Instructions to follow.
Check every line in the listing below for "scaleFactorF". Copy the ones where it occurs.
- - - - -
# KMS-TEAM/vi_slam

Measured on AMD Instinct MI355X. Metric: frames/sec ORB extract+match, higher is better.
Workload: dtype u8; 1 GPU; kitti00_mono_1241x376_n1000; nfeatures=1000, nlevels=8, contexts_in_flight=4, distinct_frames=32, match=SearchForInitialization(prev frame) window 100

## Files before the change

### vi_slam_amd/csrc/vslam_host.cpp

```cpp
#include "vslam_host.h"
#include "vslam_undistort.h"
#include "vslam_frustum.h"
#include "vslam_kb8.h"
#include "vslam_two_view.h"
#include "vslam_matchdev.h"

#include <algorithm>
#include <climits>
#include <cmath>
#include <cstdlib>
#include <cstring>

namespace vslam {

static inline int cv_round(float v) { return (int)lrintf(v); }
static inline int cv_round(double v) { return (int)lrint(v); }
static inline int cv_floor(float v) {
    int i = (int)v;
    return i - (i > v);
}
static inline int cv_ceil(float v) {
    int i = (int)v;
    return i + (i < v);
}
static inline int16_t sat_short(float v) {
    int iv = cv_round(v);
    return (int16_t)std::min(std::max(iv, (int)SHRT_MIN), (int)SHRT_MAX);
}

void build_tables(int nfeatures, float scaleFactorF, int nlevels, ExtractorTables& t) {
    const double scaleFactor = scaleFactorF;
    t.nlevels = nlevels;
    t.scale.assign(nlevels, 1.0f);
    t.sigma2.assign(nlevels, 1.0f);
    for (int i = 1; i < nlevels; i++) {
        t.scale[i] = (float)(t.scale[i - 1] * scaleFactor);
        t.sigma2[i] = t.scale[i] * t.scale[i];
    }
// ... 585 lines not shown
        P.nIni[l] = nIni;
        P.hX[l] = (float)W / nIni;
        P.selOff[l] = selOff;
        const int cap_l = std::max(P.N[l] + 3, 4 * nIni) + 1;
        selOff += cap_l;
        maxNodes = std::max(maxNodes, cap_l);
        maxNodes = std::max(maxNodes, (cell_first[l + 1] - cell_first[l] + 1 + 3) / 4);
        if (nIni > 64) fits = false;
    }
    P.selStride = selOff;
    P.maxNodes = (maxNodes + 15) & ~15;
    const size_t nb = (node_bytes(P.maxNodes) + 15) & ~(size_t)15;
    int maxcells = 0;
    for (int l = 0; l < L; l++) {
        const int W = lw[l] - 2 * VSLAM_FAST_BORDER, H = P.H[l], nIni = P.nIni[l];
        int D = 1;
        while ((nIni << (2 * D)) < P.N[l]) D++;
        D += 1;
        if (forced_depth >= 0) D = forced_depth;
        D = std::max(1, std::min(D, 11));
        while (D > 1 && (((long long)nIni << (2 * D)) > 16384 || nb + 2 * (((size_t)nIni << (2 * D)) + 1) * 4 + 16 > budget))
            D--;
        P.fineD[l] = D;
        maxcells = std::max(maxcells, nIni << (2 * D));
        std::vector<uint32_t> xs, ys;
        build_oct_lut(W, H, D, xs, ys);
        P.lutOff[l] = (int32_t)P.lut.size();
        P.lutW[l] = (int32_t)xs.size();
        P.lut.insert(P.lut.end(), xs.begin(), xs.end());
        P.lut.insert(P.lut.end(), ys.begin(), ys.end());
    }
    P.fineLdsOff = (int32_t)nb;
    P.fineLdsBytes = (int32_t)(2 * ((size_t)maxcells + 1) * 4 + 16);
    P.fits = fits && nb + (size_t)P.fineLdsBytes <= 160 * 1024 && node_bytes(P.maxNodes) <= 150 * 1024;
}

void build_oct_lut(int W, int H, int D, std::vector<uint32_t>& xs, std::vector<uint32_t>& ys) {
    const int nIni = (int)std::round((float)W / (float)H);
    const float hX = (float)W / (float)nIni;
    xs.assign((size_t)W + 1, 0u);
    ys.assign((size_t)H + 1, 0u);
    for (int x = 0; x <= W; x++) {
        int b = (int)((float)x / hX);
        b = std::min(b, nIni - 1);
        int x0 = (int)(hX * (float)b), x1 = (int)(hX * (float)(b + 1));
        uint32_t code = 0;
        for (int d = 0; d < D; d++) {
            const int mx = x0 + ((x1 - x0 + 1) >> 1);
            const int q = x < mx ? 0 : 1;
            code = (code << 2) | (uint32_t)q;
            if (q) x0 = mx; else x1 = mx;
        }
        xs[x] = ((uint32_t)b << (2 * D)) | code;
    }
    for (int y = 0; y <= H; y++) {
        int y0 = 0, y1 = H;
        uint32_t code = 0;
        for (int d = 0; d < D; d++) {
            const int my = y0 + ((y1 - y0 + 1) >> 1);
            const int q = y < my ? 0 : 1;
            code = (code << 2) | ((uint32_t)q << 1);
            if (q) y0 = my; else y1 = my;
        }
        ys[y] = code;
    }
}
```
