class WgradBatch:
    QUEUE_BYTES = int(os.environ.get("DIAGAN_WGRAD_QUEUE_BYTES", str(8 << 30)))

    def __init__(self, net):
        self.net = net
        self.entries = {}
        self.launched = {}
        self.tables = {}
        self.slab_generation = None
        self.hold = False
        self.pending = []
        self.overlapped = 0
        self.queue = {}
        self.queued_bytes = {}
        self.batch_plans = {}
        self.job_tables = {}
        self.batched_launches = 0

    def drop_tables(self, slot):
        self.tables = {k: v for k, v in self.tables.items() if k[0] != slot}

    def _entry(self, layer, slot, M, segments, dy_shape, x_shape, geom):
        self.net.flat_grads
        if self.slab_generation != self.net.slab_generation:
            self.entries.clear(), self.tables.clear(), self.job_tables.clear()
            self.slab_generation = self.net.slab_generation
        e = self.entries.get((layer, slot))
        if e is None or e.M != M:
            g = geom if geom is not None else layer.geom
            n_w = g.Co * g.Kp
            has_bias = layer.bias is not None
            n_b = layer.bias.numel() if has_bias else 0
            if has_bias and layer.bias.grad.data_ptr() != layer.weight.grad.data_ptr() + 4 * n_w:
                raise RuntimeError("bias gradient does not follow the weight gradient in the flat slab")
            stride = n_w + n_b
            base = C.wgrad_splits_geom(g, dy_shape[0], x_shape[1], x_shape[2], dy_shape[1], dy_shape[2])
            splits = max(segments, base // segments * segments)
            if segments == 1 and C.small_co_wgrad(g):
                splits = C.small_co_wgrad_splits(dy_shape[0], dy_shape[1])
            e = self.entries[(layer, slot)] = WgradEntry(self, slot, M, n_w, stride, splits, n_w if has_bias else -1, segments,
                                                         layer.weight.device)
            self.drop_tables(slot)
        return e

    def launch(self, layer, slot, dy, x, pro, sn_ctx, segments=1, geom=None):
        M = dy.numel() // dy.shape[-1]
        if self.hold and slot in self.pending:
            self.pending.remove(slot)
            self.flush(slot)
            self._finish_layers(slot, self.launched.pop(slot, []))
        xs = C.wg_x_shape(x, pro)
        e = self._entry(layer, slot, M, segments, tuple(dy.shape), xs, geom)
        e.sn_ctx = sn_ctx
        self.launched.setdefault(slot, []).append(layer)
        g, pooled = (geom, True) if geom is not None else (layer.geom, False)
        if C.WGRAD_BATCH and dy.dim() == 4 and x.dim() == 4:
            mode = int(pro[0]) if pro is not None else 0
            if not (segments == 1 and C.small_co_wgrad(g)) and C.wgrad_batch_class(g, xs[1], xs[2], dy.shape[1], dy.shape[2], mode):
                shape = C.WgradShape(g, tuple(dy.shape), tuple(xs), mode, segments, e.own_splits, pooled)
                self.queue.setdefault(slot, []).append(C.WgradJob(layer, dy, x, pro, e, shape))
                self.queued_bytes[slot] = self.queued_bytes.get(slot, 0) + 4 * (dy.numel() + x.numel())
                if self.queued_bytes[slot] > self.QUEUE_BYTES:
                    self.flush(slot)
                return
        C.conv_wgrad_into(g, dy, x, e.slab, e.splits, e.stride, e.bias_off, pro=pro, segments=segments, pooled=pooled)

    def flush(self, slot):
        jobs = self.queue.pop(slot, None)
        self.queued_bytes.pop(slot, None)
        if not jobs:
            return
        key = tuple(j.shape for j in jobs)
        plan = self.batch_plans.get(key)
        if plan is None:
            plan = self.batch_plans[key] = C.wgrad_launch_plan(key)
        for n, launch in enumerate(plan):
            part = [jobs[j] for j in launch.jobs]
            for job, splits in zip(part, launch.splits):
                job.entry.set_splits(splits)
            if len(part) > 1:
                C.conv_wgrad_batched(part, launch.kernel_name, flop_scale=4.0 if launch.pooled else 1.0, key=(key, n),
                                     cache=self.job_tables)
                self.batched_launches += 1
            else:
                job, e = part[0], part[0].entry
                C.conv_wgrad_into(job.shape.geom, job.dy, job.x, e.slab, e.splits, e.stride, e.bias_off, pro=job.pro,
                                  segments=job.shape.segments, pooled=launch.pooled)

    def finish(self, slot):
        self.flush(slot)
        if self.hold:
            self.pending.append(slot)
            return
        self._finish_layers(slot, self.launched.pop(slot, []))

    def split_for_overlap(self, slot):
        layers = self.launched.get(slot, [])
        if len(layers) < 2:
            return None
        base = self.net.flat_grads.data_ptr()
        lo = [(l.weight.grad.data_ptr() - base) // 4 for l in layers]
        hi = [o + self.entries[(l, slot)].n_elem for o, l in zip(lo, layers)]
        total, acc, best = sum(b - a for a, b in zip(lo, hi)), 0, None
        for h in range(1, len(layers)):
            acc += hi[h - 1] - lo[h - 1]
            cut = min(lo[:h])
            if cut % 4 == 0 and all(b <= cut for b in hi[h:]):
                score = abs(2 * acc - total)
                if best is None or score < best[0]:
                    best = (score, h, cut)
        if best is None:
            return None
        _, h, cut = best
        return layers[:h], layers[h:], cut

    def _finish_layers(self, slot, layers):
        import numpy as np
        from diagan import _native as nat
        if not layers:
            return
        key = (slot, tuple(id(l) for l in layers))
        t = self.tables.get(key)
        if t is None:
            desc = np.dtype([('p', np.uint64, 12), ('stride', np.int64), ('i', np.int32, 6)])
            tab = np.zeros(len(layers), dtype=desc)
            any_sn, total_blocks = 0, 0
            for li, layer in enumerate(layers):
                e = self.entries[(layer, slot)]
                c = e.sn_ctx
                ctxs = list(c) if isinstance(c, tuple) else [c]
                nctx = len(ctxs)
                per = e.splits // nctx
                sn = ctxs[0] is not None
                any_sn |= int(sn)
                pp = [0] * 12
                for pi, cc in enumerate(ctxs):
                    pp[0 + pi] = e.slab.data_ptr() + 4 * pi * per * e.stride
                    if sn:
                        pp[2 + pi], pp[4 + pi], pp[6 + pi] = cc.u.data_ptr(), cc.v.data_ptr(), cc.state.data_ptr()
                    pp[8 + pi] = e.partials[pi].data_ptr()
                if not sn and nctx > 1:
                    nctx, per = 1, e.splits
                pp[10] = layer.weight.grad.data_ptr()
                pp[11] = layer.weight.data.data_ptr() if sn else 0
                assert 64 * e.stride < 2 ** 31, "wgrad finish: 16 splits of a layer must fit a 2 GiB buffer window"
                tab[li]['p'], tab[li]['stride'] = pp, e.stride
                tab[li]['i'] = [per, e.n_elem, e.n_w, layer.geom.Kp, nctx, total_blocks]
                be = nat.fn("diagan_wgrad_finish_block_elems")(per)
                total_blocks += (e.n_elem + be - 1) // be
            t = (torch.from_numpy(tab.view(np.uint8).copy()).to(layers[0].weight.device), len(layers), total_blocks, any_sn)
            self.tables[key] = t
        nat.call("diagan_wgrad_finish_batched", t[0].data_ptr(), t[1], t[2], t[3], nat.current_stream())
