## Precompute fp16 hi/lo splits, triple-buffer tiles, queue exact-distance checks in LDS

The prepare kernel now computes the scaled fp16 hi/lo split of each descriptor once and stores it in a new workspace buffer. The strip kernel DMAs these fp16 tiles straight into a three-slot LDS ring, prefetching two tiles ahead with a partial vmcnt wait. This removes the per-tile split work and the per-tile norm-constant setup. In the verify pass, candidate pairs are pushed into an LDS queue and the exact distances are computed later from global fp32 rows, instead of immediately from the swizzled LDS tiles. That evens out warp divergence but adds workspace memory, global reads during the drain, and more complex synchronisation.

```diff
diff --git a/roreg_amd/csrc/mfma_match.hip b/roreg_amd/csrc/mfma_match.hip
--- a/roreg_amd/csrc/mfma_match.hip
+++ b/roreg_amd/csrc/mfma_match.hip
@@ -16,17 +16,19 @@
 
 struct WS {
     float *G;
+    _Float16 *H;
     float *N;
     unsigned *AM;
     unsigned long long *PK;
     unsigned *MX;
 };
-__host__ __device__ inline size_t ws_task_bytes(int P) { return (size_t)2 * P * (F * 4 + 4 + 4 + 8) + 64; }
+__host__ __device__ inline size_t ws_task_bytes(int P) { return (size_t)2 * P * (F * 4 + F * 4 + 4 + 4 + 8) + 64; }
 __device__ __forceinline__ WS ws_of(char *base, int task, int P) {
     char *p = base + (size_t)task * ws_task_bytes(P);
     WS w;
     w.PK = reinterpret_cast<unsigned long long *>(p); p += (size_t)2 * P * 8;
     w.G = reinterpret_cast<float *>(p); p += (size_t)2 * P * F * 4;
+    w.H = reinterpret_cast<_Float16 *>(p); p += (size_t)2 * P * F * 4;
     w.N = reinterpret_cast<float *>(p); p += (size_t)2 * P * 4;
     w.AM = reinterpret_cast<unsigned *>(p); p += (size_t)2 * P * 4;
     w.MX = reinterpret_cast<unsigned *>(p);
@@ -35,6 +37,13 @@
 
 __device__ __forceinline__ unsigned f2o(float x) { const unsigned b = __float_as_uint(x); return b ^ ((b >> 31) ? 0xffffffffu : 0x80000000u); }
 __device__ __forceinline__ float o2f(unsigned k) { return __uint_as_float(k ^ ((k >> 31) ? 0x80000000u : 0xffffffffu)); }
+
+__device__ __forceinline__ int norm_exp(float n2) {
+    if (!(n2 > 0.f) || !(n2 < __builtin_inff())) return 0;
+    int ex;
+    (void)frexpf(n2, &ex);
+    return 14 - ((ex + 1) >> 1);
+}
 
 __global__ __launch_bounds__(256) void mm_prepare_kernel(const MatchTask *__restrict__ tasks, int P, char *__restrict__ wsb) {
     const int task = blockIdx.z >> 1, side = blockIdx.z & 1;
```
- - - - -
Output of the task.
void build_tables(int nfeatures, float scaleFactorF, int nlevels, ExtractorTables& t) {
    const double scaleFactor = scaleFactorF;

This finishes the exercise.